Tout ceci est ridicule ! Absurde ! Les éleveurs aiment leurs animaux. On confond aussi trop souvent bien-être et maltraitance animale, ce qui crée la confusion. Il faut d’abord lutter avec une fermeté totale contre la maltraitance, c’est-à-dire la volonté de nuire car c’est totalement intolérable et d’ailleurs sévèrement puni.

 

Un peu plus tôt au mois de septembre, Julien Denormandie a présenté un plan de relance de 250 millions d’euros pour aider les élevages et les abattoirs. Le but est de moderniser les structures afin d’éviter les situations souvent dénoncées par l’association L214. Pour le ministre, il n’est pas non plus question de blâmer les établissements ; il souligne par ailleurs la situation plutôt paradoxale de la France, où la consommation de viande reste importante malgré les affaires dramatiques dans les abattoirs.

 

Source : Le Parisien/Philippe Lavieille

Évoquant la présence de caméras de surveillance, Julien Denormandie affirme qu’il faut d’abord donner les moyens aux établissements avant de les surveiller et de les sanctionner, en mettant en place de meilleures conditions de travail.

 

Aujourd’hui, on demande plus de bien-être animal, mais on n’accepte pas de payer notre viande plus cher. Cette incohérence ne peut pas reposer ensuite uniquement sur l’éleveur qui peine déjà parfois à se verser un salaire. Il faut que chacun le réalise. C’est pour cela que le plan de relance vient en soutien.

 

Il rappelle que le gouvernement est mobilisé, et qu’il a déjà pris plusieurs mesures pour lutter contre la cruauté dans les abattoirs, comme l’arrêt de la castration à vif et le broyage des poussins mâles d’ici 2021. Quant aux vidéos de dénonciation des conditions dans les élevages, comme celles de L214, il tempère :

 

Quelques cas particuliers, inacceptables ne doivent pas jeter l’opprobre sur une profession qui fait bien son travail, que je soutiens et qui a ma confiance.

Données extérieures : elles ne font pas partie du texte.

@@ -28,13 +35,22 @@
 constexpr int kShWin = 256;
 constexpr int kShThreads = (kShK + 1) * 32;
 constexpr int kShReseed = 64;
+constexpr int kShRun = 16;
+constexpr int kShRow = kShRun + 2;
+constexpr float kRunStepMin = 1.0f / 128.0f;
+constexpr float kRunSpanMax = 0.9f;
+constexpr float kRunChipMax = 4096.0f;
 
 namespace
 {
 struct __align__(128) ShSmem
 {
-    float2 tiles[kShStages][kShTile];
+    float2 tiles[kShStages][(kShTile / kShRun) * kShRow];
     float tbl[kShK][kShTblCap];
+#if SH_CHIPRUN
+    float2 pref[kShK][kShRun][32];
+    float4 rot[kShK][kShRun];
+#endif
     unsigned long long full[kShStages];
     unsigned long long empty[kShStages];
     unsigned long long item_start[kShK];
@@ -54,10 +70,6 @@
 __device__ __forceinline__ void mbar_arrive(unsigned long long* bar)
 {
     asm volatile("mbarrier.arrive.shared::cta.b64 _, [%0];" ::"r"(smem_u32(bar)) : "memory");
-}
-__device__ __forceinline__ void mbar_arrive_expect_tx(unsigned long long* bar, unsigned int bytes)
-{
-    asm volatile("mbarrier.arrive.expect_tx.shared::cta.b64 _, [%0], %1;" ::"r"(smem_u32(bar)), "r"(bytes) : "memory");
 }
 __device__ __forceinline__ void mbar_wait(unsigned long long* bar, unsigned int parity)
 {
@@ -73,12 +85,6 @@
         "r"(parity), "r"(0x989680u)
         : "memory");
 }
-__device__ __forceinline__ void bulk_g2s(void* smem_dst, const void* gmem_src, unsigned int bytes, unsigned long long* bar)
-{
-    asm volatile("cp.async.bulk.shared::cluster.global.mbarrier::complete_tx::bytes [%0], [%1], %2, [%3];" ::"r"(smem_u32(smem_dst)),
-                 "l"(gmem_src), "r"(bytes), "r"(smem_u32(bar))
-                 : "memory");
-}
 
 template <int TAPS>
 __device__ void warp_correlate_general(const b200_trk_item& it, const ChanDesc& ch, const BandDesc& bd, float2 (&acc)[TAPS])
@@ -109,8 +115,8 @@
 
 struct SmemTileLoader
 {
-    const float4* p;
-    __device__ __forceinline__ float4 operator()(int k) const { return p[32 * k]; }
+    const float2* p;
+    __device__ __forceinline__ float4 operator()(int k) const { return *reinterpret_cast<const float4*>(p + 4 * kShRow * k); }
 };
 struct GlobalTileLoader
 {
@@ -125,8 +131,8 @@
 };
 
 template <int TAPS, bool MASKED, class Loader>
-__device__ __forceinline__ void warp_tile(const Loader& load, float vlo, float vhi, float step, const float2 (&aux2)[TAPS],
-    unsigned int tbl_off, float2 Dr2, float2 Di2, float& fa, float& fb, float2& zr, float2& zi, float2 (&are)[TAPS], float2 (&aim)[TAPS])
+__device__ __forceinline__ void warp_tile(const Loader& load, float vlo, float vhi, float step, const float (&aux)[TAPS],
+    unsigned int tbl_off, float Dr, float Di, float& fa, float& fb, float2& zr, float2& zi, float2 (&are)[TAPS], float2 (&aim)[TAPS])
 {
     const float2 magic2 = make_float2(12582912.0f, 12582912.0f);
 #pragma unroll
@@ -151,21 +157,88 @@
 #pragma unroll
             for (int t = 0; t < TAPS; t++)
                 {
-                    const float2 tt = __fadd2_rd(__fadd2_rn(m2, aux2[t]), magic2);
+                    const float2 tt = __fadd2_rd(__fadd2_rn(m2, make_float2(aux[t], aux[t])), magic2);
                     const float ca = lds_f32((__float_as_uint(tt.x) << 2) + tbl_off);
                     const float cb = lds_f32((__float_as_uint(tt.y) << 2) + tbl_off);
                     const float2 c2 = make_float2(ca, cb);
                     are[t] = __ffma2_rn(wr2, c2, are[t]);
                     aim[t] = __ffma2_rn(wi2, c2, aim[t]);
                 }
-            const float2 t1 = __fmul2_rn(zi, Di2);
-            const float2 nzr = __ffma2_rn(zr, Dr2, make_float2(-t1.x, -t1.y));
-            zi = __ffma2_rn(zr, Di2, __fmul2_rn(zi, Dr2));
+            const float2 t1 = __fmul2_rn(zi, make_float2(Di, Di));
+            const float2 nzr = __ffma2_rn(zr, make_float2(Dr, Dr), make_float2(-t1.x, -t1.y));
+            zi = __ffma2_rn(zr, make_float2(Di, Di), __fmul2_rn(zi, make_float2(Dr, Dr)));
             zr = nzr;
             fa += 64.0f;
             fb += 64.0f;
         }
 }
+
+struct RunSmemLoader
+{
+    const float2* p;
+    __device__ __forceinline__ float4 operator()(int j) const { return *reinterpret_cast<const float4*>(p + 2 * j); }
+};
+struct RunGlobalLoader
+{
+    const float2* base;
+    unsigned long long mask, off, limit;
+    __device__ __forceinline__ float4 operator()(int j) const
+    {
+        const unsigned long long o = off + 2ULL * static_cast<unsigned long long>(j);
+        if (mask == ~0ULL && o + 2ULL > limit) return make_float4(0.f, 0.f, 0.f, 0.f);
+        return __ldg(reinterpret_cast<const float4*>(base + (o & mask)));
+    }
+};
+
+#if SH_CHIPRUN
+template <int TAPS, bool MASKED, class Loader>
+__device__ __forceinline__ void warp_run(const Loader& load, float vlo, float vhi, float step, float inv_step, const float (&aux)[TAPS],
+    unsigned int tbl_off, const float4* rot, float2 z, float fa, float2* pref, float2 (&acc)[TAPS])
+{
+    const float magic = 12582912.0f;
+    float2 P = make_float2(0.f, 0.f);
+#pragma unroll
+    for (int j = 0; j < kShRun / 2; j++)
+        {
+            const float4 v = load(j);
+            const float4 ea = rot[2 * j], eb = rot[2 * j + 1];
+            float2 xa = make_float2(v.x, v.y), xb = make_float2(v.z, v.w);
+            if (MASKED)
+                {
+                    const float fk = fa + static_cast<float>(2 * j);
+                    if (fk < vlo || fk > vhi) xa = make_float2(0.f, 0.f);
+                    if (fk + 1.0f < vlo || fk + 1.0f > vhi) xb = make_float2(0.f, 0.f);
+                }
+            const float2 ua = __ffma2_rn(make_float2(xa.y, xa.y), make_float2(ea.z, ea.w), __fmul2_rn(make_float2(xa.x, xa.x), make_float2(ea.x, ea.y)));
+            const float2 ub = __ffma2_rn(make_float2(xb.y, xb.y), make_float2(eb.z, eb.w), __fmul2_rn(make_float2(xb.x, xb.x), make_float2(eb.x, eb.y)));
+            pref[64 * j] = P;
+            P = __fadd2_rn(P, ua);
+            pref[64 * j + 32] = P;
+            P = __fadd2_rn(P, ub);
+        }
+    const float ua = MASKED ? fminf(fmaxf(fa, vlo), vhi) : fa;
+    const float ub = MASKED ? fminf(fmaxf(fa + static_cast<float>(kShRun - 1), vlo), vhi) : fa + static_cast<float>(kShRun - 1);
+    const float2 m2 = make_float2(__fmul_rn(step, ua), __fmul_rn(step, ub));
+    const float nb = 0.5f - fa;
+    const float2 zs = make_float2(-z.y, z.x);
+#pragma unroll
+    for (int t = 0; t < TAPS; t++)
+        {
+            const float2 tt = __fadd2_rd(__fadd2_rn(m2, make_float2(aux[t], aux[t])), make_float2(magic, magic));
+            const float c0 = lds_f32((__float_as_uint(tt.x) << 2) + tbl_off);
+            const float c1 = lds_f32((__float_as_uint(tt.y) << 2) + tbl_off);
+            const float F1 = __fsub_rn(tt.y, magic);
+            const float bb = __fadd_ru(fmaf(__fsub_rn(F1, aux[t]), inv_step, nb), magic);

Mon ministère a fait cette année près de 23 000 contrôles dans des élevages et l’immense majorité travaillent parfaitement bien.

 

Il s’insurge notamment contre la présence illégale des lanceurs d’alerte dans des propriétés privées, rappelant qu’il « existe des agents habilités pour les contrôles ». Il assure par ailleurs que l’inspection dans les élevages sera renforcée.

 

Source : Pixabay

 

Julien Denormandie est ensuite revenu sur l’affaire des chevaux tués et mutilés dans tout la France.

 

C’est une situation inimaginable qui dépasse la maltraitance pour tomber dans une forme de cruauté, d’ignominie absolue. […] L’enquête est prise très au sérieux et il y a une très forte mobilisation de la gendarmerie et de la police qui n’écartent aucune piste. Justice sera faite.

 

Le ministre a également évoqué le rapport sur la cruauté envers les animaux, présenté par le député LREM Loïc Dombreval. Il déclare :

 

La loi prévoit déjà des sanctions lourdes : jusqu’à deux ans d’emprisonnement et 30 000 euros d’amende. Cela dit, c’est vrai qu’il y a parfois des failles juridiques à combler. Mais il y a un autre sujet que j’estime majeur pour éviter ces actes de violence : il faut limiter les achats d’impulsion.

 

Julien Denormandie explique ainsi qu’il faut interdire la vente sur Internet, sur les marchés, mais ne vise pas les animaleries, où, selon lui, « vous avez des professionnels qui vous conseillent et vous éclairent ».

 

Enfin, Julien Denormandie évoque la situation des refuges, dont il juge l’existence indispensable. Il indique ainsi que vingt millions d’euros d’aide ont été débloqués pour les aider.